- [Requirement]: The answer must consist only of the lines from the line with "cone = self._crop_cone(96 + 4, out)" to the line with "self.last_noises = [None] * 4", both included, exactly as they stand below.

Data for analysis below:

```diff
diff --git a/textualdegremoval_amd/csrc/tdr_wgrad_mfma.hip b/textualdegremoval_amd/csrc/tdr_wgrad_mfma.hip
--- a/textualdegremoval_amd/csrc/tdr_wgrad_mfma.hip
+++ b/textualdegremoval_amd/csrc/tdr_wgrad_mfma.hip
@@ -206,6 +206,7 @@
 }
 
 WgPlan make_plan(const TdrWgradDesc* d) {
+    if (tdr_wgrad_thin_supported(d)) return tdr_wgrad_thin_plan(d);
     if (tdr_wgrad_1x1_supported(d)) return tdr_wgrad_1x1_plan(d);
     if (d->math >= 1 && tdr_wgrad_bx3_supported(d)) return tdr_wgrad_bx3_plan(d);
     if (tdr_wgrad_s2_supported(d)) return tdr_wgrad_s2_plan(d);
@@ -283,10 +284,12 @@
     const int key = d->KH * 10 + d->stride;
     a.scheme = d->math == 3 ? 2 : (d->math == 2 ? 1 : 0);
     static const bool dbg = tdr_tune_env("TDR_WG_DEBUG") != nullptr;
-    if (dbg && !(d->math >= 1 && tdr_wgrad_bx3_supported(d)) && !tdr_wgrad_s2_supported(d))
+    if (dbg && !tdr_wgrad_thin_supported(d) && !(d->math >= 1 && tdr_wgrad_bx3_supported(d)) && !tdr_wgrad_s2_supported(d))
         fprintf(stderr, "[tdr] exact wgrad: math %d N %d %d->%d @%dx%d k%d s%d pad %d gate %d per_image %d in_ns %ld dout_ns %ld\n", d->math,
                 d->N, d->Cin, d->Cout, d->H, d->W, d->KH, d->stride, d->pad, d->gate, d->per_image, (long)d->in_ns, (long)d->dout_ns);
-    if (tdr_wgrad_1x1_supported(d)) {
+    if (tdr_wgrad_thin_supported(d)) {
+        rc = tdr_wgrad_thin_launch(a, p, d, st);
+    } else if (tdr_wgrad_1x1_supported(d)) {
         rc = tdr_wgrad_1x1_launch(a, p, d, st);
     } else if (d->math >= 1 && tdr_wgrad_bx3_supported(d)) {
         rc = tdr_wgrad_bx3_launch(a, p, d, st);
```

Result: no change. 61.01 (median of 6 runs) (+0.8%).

End of Data for analysis.
Data for analysis below:

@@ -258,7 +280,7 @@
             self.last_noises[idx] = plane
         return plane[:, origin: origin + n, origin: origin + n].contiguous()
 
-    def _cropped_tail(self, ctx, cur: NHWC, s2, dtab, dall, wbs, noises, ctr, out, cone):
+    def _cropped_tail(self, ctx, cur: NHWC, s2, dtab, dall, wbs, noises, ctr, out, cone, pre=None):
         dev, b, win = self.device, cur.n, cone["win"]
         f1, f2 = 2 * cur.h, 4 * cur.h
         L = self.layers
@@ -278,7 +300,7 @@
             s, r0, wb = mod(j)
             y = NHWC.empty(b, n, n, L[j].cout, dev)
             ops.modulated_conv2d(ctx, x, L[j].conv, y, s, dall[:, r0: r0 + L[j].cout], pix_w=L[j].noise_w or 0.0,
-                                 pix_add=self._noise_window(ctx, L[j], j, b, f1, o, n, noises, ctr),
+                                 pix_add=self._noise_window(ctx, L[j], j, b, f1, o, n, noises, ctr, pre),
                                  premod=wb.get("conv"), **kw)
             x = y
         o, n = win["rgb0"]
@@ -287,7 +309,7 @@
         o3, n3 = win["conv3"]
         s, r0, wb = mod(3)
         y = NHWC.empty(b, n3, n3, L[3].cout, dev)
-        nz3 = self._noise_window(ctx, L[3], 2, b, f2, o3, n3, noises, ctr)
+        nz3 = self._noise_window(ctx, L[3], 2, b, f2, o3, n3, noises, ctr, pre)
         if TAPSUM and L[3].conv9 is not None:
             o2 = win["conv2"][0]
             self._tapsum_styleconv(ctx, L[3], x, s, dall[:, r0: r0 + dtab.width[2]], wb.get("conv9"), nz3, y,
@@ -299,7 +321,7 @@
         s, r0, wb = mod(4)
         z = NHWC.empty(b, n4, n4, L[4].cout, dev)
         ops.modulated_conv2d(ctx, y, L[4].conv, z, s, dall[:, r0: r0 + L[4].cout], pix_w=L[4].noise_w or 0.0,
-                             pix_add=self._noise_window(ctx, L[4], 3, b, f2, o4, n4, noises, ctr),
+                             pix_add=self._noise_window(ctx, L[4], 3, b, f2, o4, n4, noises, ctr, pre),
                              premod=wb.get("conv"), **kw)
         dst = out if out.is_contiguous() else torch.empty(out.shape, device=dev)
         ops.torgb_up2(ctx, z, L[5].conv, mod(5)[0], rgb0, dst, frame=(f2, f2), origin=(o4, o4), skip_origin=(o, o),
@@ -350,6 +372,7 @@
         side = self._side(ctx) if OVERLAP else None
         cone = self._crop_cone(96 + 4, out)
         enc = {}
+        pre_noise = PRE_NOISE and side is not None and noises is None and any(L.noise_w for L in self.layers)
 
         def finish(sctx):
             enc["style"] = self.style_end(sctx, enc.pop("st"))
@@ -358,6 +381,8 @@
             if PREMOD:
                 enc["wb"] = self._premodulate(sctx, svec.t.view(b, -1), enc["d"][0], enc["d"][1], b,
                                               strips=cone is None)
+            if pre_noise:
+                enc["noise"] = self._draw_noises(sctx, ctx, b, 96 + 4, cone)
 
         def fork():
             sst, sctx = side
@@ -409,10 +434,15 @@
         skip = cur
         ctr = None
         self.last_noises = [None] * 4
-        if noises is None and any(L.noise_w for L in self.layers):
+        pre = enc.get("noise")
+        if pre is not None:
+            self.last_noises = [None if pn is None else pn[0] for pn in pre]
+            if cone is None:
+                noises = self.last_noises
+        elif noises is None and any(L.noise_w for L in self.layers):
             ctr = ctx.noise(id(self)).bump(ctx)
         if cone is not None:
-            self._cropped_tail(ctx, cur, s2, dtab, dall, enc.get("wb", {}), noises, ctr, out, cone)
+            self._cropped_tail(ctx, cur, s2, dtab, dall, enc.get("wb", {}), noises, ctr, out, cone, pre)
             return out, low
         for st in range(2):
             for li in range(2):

End of Data for analysis.

- [Expected answer]:
         cone = self._crop_cone(96 + 4, out)
         enc = {}
+        pre_noise = PRE_NOISE and side is not None and noises is None and any(L.noise_w for L in self.layers)
 
         def finish(sctx):
             enc["style"] = self.style_end(sctx, enc.pop("st"))
@@ -358,6 +381,8 @@
             if PREMOD:
                 enc["wb"] = self._premodulate(sctx, svec.t.view(b, -1), enc["d"][0], enc["d"][1], b,
                                               strips=cone is None)
+            if pre_noise:
+                enc["noise"] = self._draw_noises(sctx, ctx, b, 96 + 4, cone)
 
         def fork():
             sst, sctx = side
@@ -409,10 +434,15 @@
         skip = cur
         ctr = None
         self.last_noises = [None] * 4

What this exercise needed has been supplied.